## WORK ORDER
Lines from the entries below that hold "NARROW" form the answer; copy all of them.

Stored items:

__host__ __device__ __forceinline__ int lin_first_tile_of(int wave, int groups, int rows, int nwg, int b) {
// ... 1980 lines not shown
                        }
                        dacc[c][r] = g;
                    }
            }
#pragma unroll
            for (int c = 0; c < KT; ++c)
#pragma unroll
                for (int r = 0; r < 16; ++r) Xs[((r & 3) + 8 * (r >> 2) + 4 * h) * XS + 32 * c + i] = dacc[c][r];
            __builtin_amdgcn_fence(__ATOMIC_RELEASE, "wavefront");
            __builtin_amdgcn_wave_barrier();
            __builtin_amdgcn_fence(__ATOMIC_ACQUIRE, "wavefront");
            if constexpr (STATS && !SAMEZ) {
                __builtin_amdgcn_sched_barrier(0);
                const float4 lsc = *reinterpret_cast<const float4*>(p.s_scale + 4 * oc4);
                const float4 lsh = *reinterpret_cast<const float4*>(p.s_shift + 4 * oc4);
                const float4 lmu = *reinterpret_cast<const float4*>(p.s_mean + 4 * oc4);
                const float4 lrs = *reinterpret_cast<const float4*>(p.s_rstd + 4 * oc4);
                constexpr int NJ = 32 / OR, HB = NJ > 4 ? 4 : NJ;
#pragma unroll
                for (int j0 = 0; j0 < NJ; j0 += HB) {
                float4 zl[HB];
#pragma unroll
                for (int j = 0; j < HB; ++j) {
                    const int grow = min(r0 + orow0 + (j0 + j) * OR, nlast);
                    zl[j] = *reinterpret_cast<const float4*>(p.sZ + (size_t)grow * p.ldsz + 4 * oc4);
                }
#pragma unroll
                for (int j = 0; j < HB; ++j) {
                    const int row = orow0 + (j0 + j) * OR;
                    float4 g = *reinterpret_cast<const float4*>(Xs + row * XS + 4 * oc4);
                    const float4 z = zl[j];
                    if (z.x * lsc.x + lsh.x <= 0.f) g.x = 0.f;
                    if (z.y * lsc.y + lsh.y <= 0.f) g.y = 0.f;
                    if (z.z * lsc.z + lsh.z <= 0.f) g.z = 0.f;
                    if (z.w * lsc.w + lsh.w <= 0.f) g.w = 0.f;
                    if (r0 + row < p.N) {
                        *reinterpret_cast<float4*>(p.dA + (size_t)(r0 + row) * p.lda + 4 * oc4) = g;
                        ss1.x += g.x; ss1.y += g.y; ss1.z += g.z; ss1.w += g.w;
                        ss2.x += g.x * ((z.x - lmu.x) * lrs.x); ss2.y += g.y * ((z.y - lmu.y) * lrs.y);
                        ss2.z += g.z * ((z.z - lmu.z) * lrs.z); ss2.w += g.w * ((z.w - lmu.w) * lrs.w);
                    }
                }
                }
            } else if constexpr (NARROW) {
                for (int idx = lane; idx < 32 * p.K; idx += 64) {
                    const int row = idx / p.K, col = idx - row * p.K;
                    if (r0 + row < p.N) p.dA[(size_t)(r0 + row) * p.lda + col] = Xs[row * XS + col];
                }
            } else {
#pragma unroll
                for (int idx = lane; idx < 32 * O4; idx += 64) {
                    const int row = idx / O4, oc = idx - row * O4;
                    if (r0 + row < p.N)
                        *reinterpret_cast<float4*>(p.dA + (size_t)(r0 + row) * p.lda + 4 * oc) =
                            *reinterpret_cast<const float4*>(Xs + row * XS + 4 * oc);
                }
            }
            __builtin_amdgcn_fence(__ATOMIC_RELEASE, "wavefront");
            __builtin_amdgcn_wave_barrier();
        }
        GNM_LSTAMP(6 + 5 * min(tk, 11))
        ++tk;
    }
    GNM_LSTAMP(62)

    if constexpr (STATS) {
        __syncthreads();
        double* sred = reinterpret_cast<double*>(smem);
        if constexpr (SAMEZ) {
#pragma unroll
            for (int c = 0; c < KT; ++c) {
                double d1 = (double)cs1[c], d2 = (double)cs2[c];
                d1 += __shfl_xor(d1, 32, 64);
                d2 += __shfl_xor(d2, 32, 64);
                if (h == 0) {
                    sred[(wave * 2 + 0) * KP + 32 * c + i] = d1;
                    sred[(wave * 2 + 1) * KP + 32 * c + i] = d2;
                }
            }
        }
        float v1[4] = {ss1.x, ss1.y, ss1.z, ss1.w}, v2[4] = {ss2.x, ss2.y, ss2.z, ss2.w};
#pragma unroll
        for (int c = 0; c < (SAMEZ ? 0 : 4); ++c) {
            double d1 = (double)v1[c], d2 = (double)v2[c];
#pragma unroll
            for (int off = O4; off < 64; off <<= 1) {
                d1 += __shfl_xor(d1, off, 64);
                d2 += __shfl_xor(d2, off, 64);
            }
            if (lane < O4) {
                sred[(wave * 2 + 0) * KP + 4 * oc4 + c] = d1;
                sred[(wave * 2 + 1) * KP + 4 * oc4 + c] = d2;
            }
        }
        __syncthreads();
        for (int idx = tid; idx < 2 * KP; idx += 256) {
            const int which = idx / KP, col = idx - which * KP;
            double sum = 0.0;
            for (int w = 0; w < 4; ++w) sum += sred[(w * 2 + which) * KP + col];
            p.s_partial[((size_t)blockIdx.x * 2 + which) * p.K + col] = sum;
        }
    }

    lb_combine<HT, KT, 1, NARROW>(smem, wacc, dbacc, p.partial, p.H, p.K, 0, tid, lane, wave);
    GNM_LSTAMP(63)
}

## SOLVED PROBLEM
            } else if constexpr (NARROW) {
    lb_combine<HT, KT, 1, NARROW>(smem, wacc, dbacc, p.partial, p.H, p.K, 0, tid, lane, wave);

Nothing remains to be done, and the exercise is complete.